Thank you for the detailed explanation! But what it would happen if the time variable is being removed? Here we suppose daily returns or 5 minute volatility and their derivatives. But let's say you have no OHLC of time-based charts but e.g. volume-based such as 5000 lots for each bar. Time dimension is removed but there is still volatility on those bars (they have OHLC non dependent on time but according to trading volume threshold of 5000 constant, i.e. the so-called constant volume bars). - How would you use the HAR-RV model, please?

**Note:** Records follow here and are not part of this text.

## Add register-accumulating depthwise 7x7+LayerNorm kernel for high-res stages

Adds a new depthwise 7x7 conv + LayerNorm kernel that holds all channel chunks' accumulators in registers, so LayerNorm statistics are computed without re-reading the conv output from LDS. The kernel optionally prefetches the next channel chunk from global memory into registers while the current one computes, and processes two output rows per thread with a sliding weight window. It is selected by default for the large-resolution ld=96 and mid-resolution ld=192 stages, with the old LDS-tiled configs kept as fallback. The cost is heavy register use and a more complex LayerNorm reduction through shared memory partials.

Result: no change. 4474 frames/s (median of 6 runs) (+0.5%).

```diff
diff --git a/videoseal_amd/csrc/net_ops.hip b/videoseal_amd/csrc/net_ops.hip
--- a/videoseal_amd/csrc/net_ops.hip
+++ b/videoseal_amd/csrc/net_ops.hip
@@ -465,6 +465,295 @@
   return vs_launch_status();
 }
 
+template <int TH, int TW, int CCH, int NCH, int R, int NT, bool PF, int WPS>
+__global__ __launch_bounds__(NT, WPS) void dwconv7_ln_regs_kernel(const float* __restrict__ x, int H, int W, int C, int64_t ld,
+                                                                  const float* __restrict__ wdw, const float* __restrict__ bdw,
+                                                                  const float* __restrict__ lnw, const float* __restrict__ lnb,
+                                                                  float eps, float* __restrict__ out, int64_t out_ld, int tiles_x,
+                                                                  int tiles_y, int nblk, PlanesOut pl) {
+  constexpr int IH = TH + 6, IW = TW + 6, CP = CCH + 4, SPR = TW / 4, N4 = CCH / 4;
+  constexpr int NIN = IH * IW * N4, NWT = 50 * N4;
+  constexpr int LIN = (NIN + NT - 1) / NT, LWT = (NWT + NT - 1) / NT;
+  static_assert((TH / R) * SPR * N4 == NT && TH % R == 0 && TW % 4 == 0 && N4 % 4 == 0 && (R == 1 || R == 2), "one work item per thread");
+  static_assert(2 * TH * TW * (N4 + 1) <= IH * IW * CP && TH * TW <= NT, "the LayerNorm partials lie over the halo tile");
+  extern __shared__ __attribute__((aligned(16))) float smem[];
+  float* const s_in = smem;
+  float* const s_w = s_in + IH * IW * CP;
+  float* const s_wb = s_w + 50 * CCH;
+  const int tid = threadIdx.x;
+  const int per = (nblk + 7) >> 3;
+  const int vb = (blockIdx.x & 7) * per + (blockIdx.x >> 3);
+  if (vb >= nblk) return;
+  for (int i = tid; i < (int)ld; i += NT) {
+    s_wb[i] = i < C ? lnw[i] : 0.f;
+    s_wb[ld + i] = i < C ? lnb[i] : 0.f;
+  }
+  const int tx = vb % tiles_x;
+  const int t1 = vb / tiles_x;
+  const int ty = t1 % tiles_y;
+  const int b = t1 / tiles_y;
+  const int y0 = ty * TH, x0 = tx * TW;
+  const float* xb = x + (int64_t)b * H * W * ld;
+  const int cg = tid % N4, rs = tid / N4;
+  const int sx = rs % SPR, r = rs / SPR;
+  const int nch = (int)ld / CCH;
+  f32x4 rin[LIN], rwt[LWT];
+  auto fetch = [&](int c0) __attribute__((always_inline)) {
+#pragma unroll
+    for (int k = 0; k < LIN; ++k) {
+      const int i = tid + k * NT;
+      const int g = i % N4, pp = i / N4;
+      const int px = pp % IW, py = pp / IW;
+      const int gy = y0 + py - 3, gx = x0 + px - 3;
+      rin[k] = f32x4{0.f, 0.f, 0.f, 0.f};
+      if (i < NIN && gy >= 0 && gy < H && gx >= 0 && gx < W) rin[k] = *reinterpret_cast<const f32x4*>(xb + ((int64_t)gy * W + gx) * ld + c0 + g * 4);
+    }
+#pragma unroll
+    for (int k = 0; k < LWT; ++k) {
+      const int i = tid + k * NT;
+      const int g = i % N4, t = i / N4;
+      if (i < NWT) rwt[k] = *reinterpret_cast<const f32x4*>((t < 49 ? wdw + (int64_t)t * ld : bdw) + c0 + g * 4);
+    }
+  };
+  auto commit = [&]() __attribute__((always_inline)) {
+#pragma unroll
+    for (int k = 0; k < LIN; ++k) {
+      const int i = tid + k * NT;
+      if (i < NIN) *reinterpret_cast<f32x4*>(s_in + (i / N4) * CP + (i % N4) * 4) = rin[k];
+    }
+#pragma unroll
+    for (int k = 0; k < LWT; ++k) {
+      const int i = tid + k * NT;
+      if (i < NWT) *reinterpret_cast<f32x4*>(s_w + (i / N4) * CCH + (i % N4) * 4) = rwt[k];
+    }
+  };
+  f32x4 acc[NCH][R][4];
+  if (PF) fetch(0);
+#pragma unroll
+  for (int ch = 0; ch < NCH; ++ch) {
+    if (ch < nch) {
+      if (!PF) fetch(ch * CCH);
+      commit();
+      __syncthreads();
+      if (PF && ch + 1 < nch) fetch((ch + 1) * CCH);
+      const f32x4 bv = *reinterpret_cast<const f32x4*>(s_w + 49 * CCH + cg * 4);
+#pragma unroll
+      for (int rr = 0; rr < R; ++rr)
+#pragma unroll
+        for (int p = 0; p < 4; ++p) acc[ch][rr][p] = bv;
+      f32x4 wprev[7];
+#pragma unroll
+      for (int kr = 0; kr < 6 + R; ++kr) {
+        const float* row = s_in + ((r * R + kr) * IW + sx * 4) * CP + cg * 4;
+        f32x4 in[10];
+#pragma unroll
+        for (int j = 0; j < 10; ++j) in[j] = *reinterpret_cast<const f32x4*>(row + j * CP);
+        f32x4 wcur[7];
+        if (kr < 7) {
+#pragma unroll
+          for (int kx = 0; kx < 7; ++kx) wcur[kx] = *reinterpret_cast<const f32x4*>(s_w + (kr * 7 + kx) * CCH + cg * 4);
+#pragma unroll
+          for (int kx = 0; kx < 7; ++kx)
+#pragma unroll
+            for (int p = 0; p < 4; ++p) acc[ch][0][p] += in[p + kx] * wcur[kx];
+        }
+        if (R == 2 && kr >= 1) {
+#pragma unroll
+          for (int kx = 0; kx < 7; ++kx)
+#pragma unroll
+            for (int p = 0; p < 4; ++p) acc[ch][R - 1][p] += in[p + kx] * wprev[kx];
+        }
+        if (R == 2 && kr < 7) {
+#pragma unroll
+          for (int kx = 0; kx < 7; ++kx) wprev[kx] = wcur[kx];
+        }
+      }
+      __syncthreads();
+    }
+  }
+  float* const s_p1 = s_in;
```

You are in effect then just using an alternative measure of "time" which is calculated in units of volume rather than units of real time. Just like a day is 78ish 5-minute periods, you could define a "volume day" as a certain number of 5000-lot bars. I have no idea how well that would work. The main thing is that the result would not be a volatility forecast for a future return over a calendar time interval, but rather a volatility forecast over a future "volume day." Now, if you at least know the day of each volume bar, it may be possible to do the same calculation that I suggested originally but using the 5000-lot bar returns in place of 5-minute returns. The important thing is that you have a good number of these on each day. Otherwise your data are not really high frequency. Again, I don't know how that would work, but I don't think it is any less theoretically motivated that the original HAR-RV. If it works, it works.
Well, sequence of 78ish x 5-minute periods is a constant because there are well defined sessions and you can have high price volatility on low volume (e.g. during economic reports), too. At the same time, you actually do not measure a "volume day" as a constant but it changes everyday. Aside that, it is clear. Thank you.
I agree with you. It would be pretty abstract, but what I'm saying is that you could define a "volume day" as 78 (for example) consecutive 5000-lot bars regardless of how many actual calendar days those bars covered.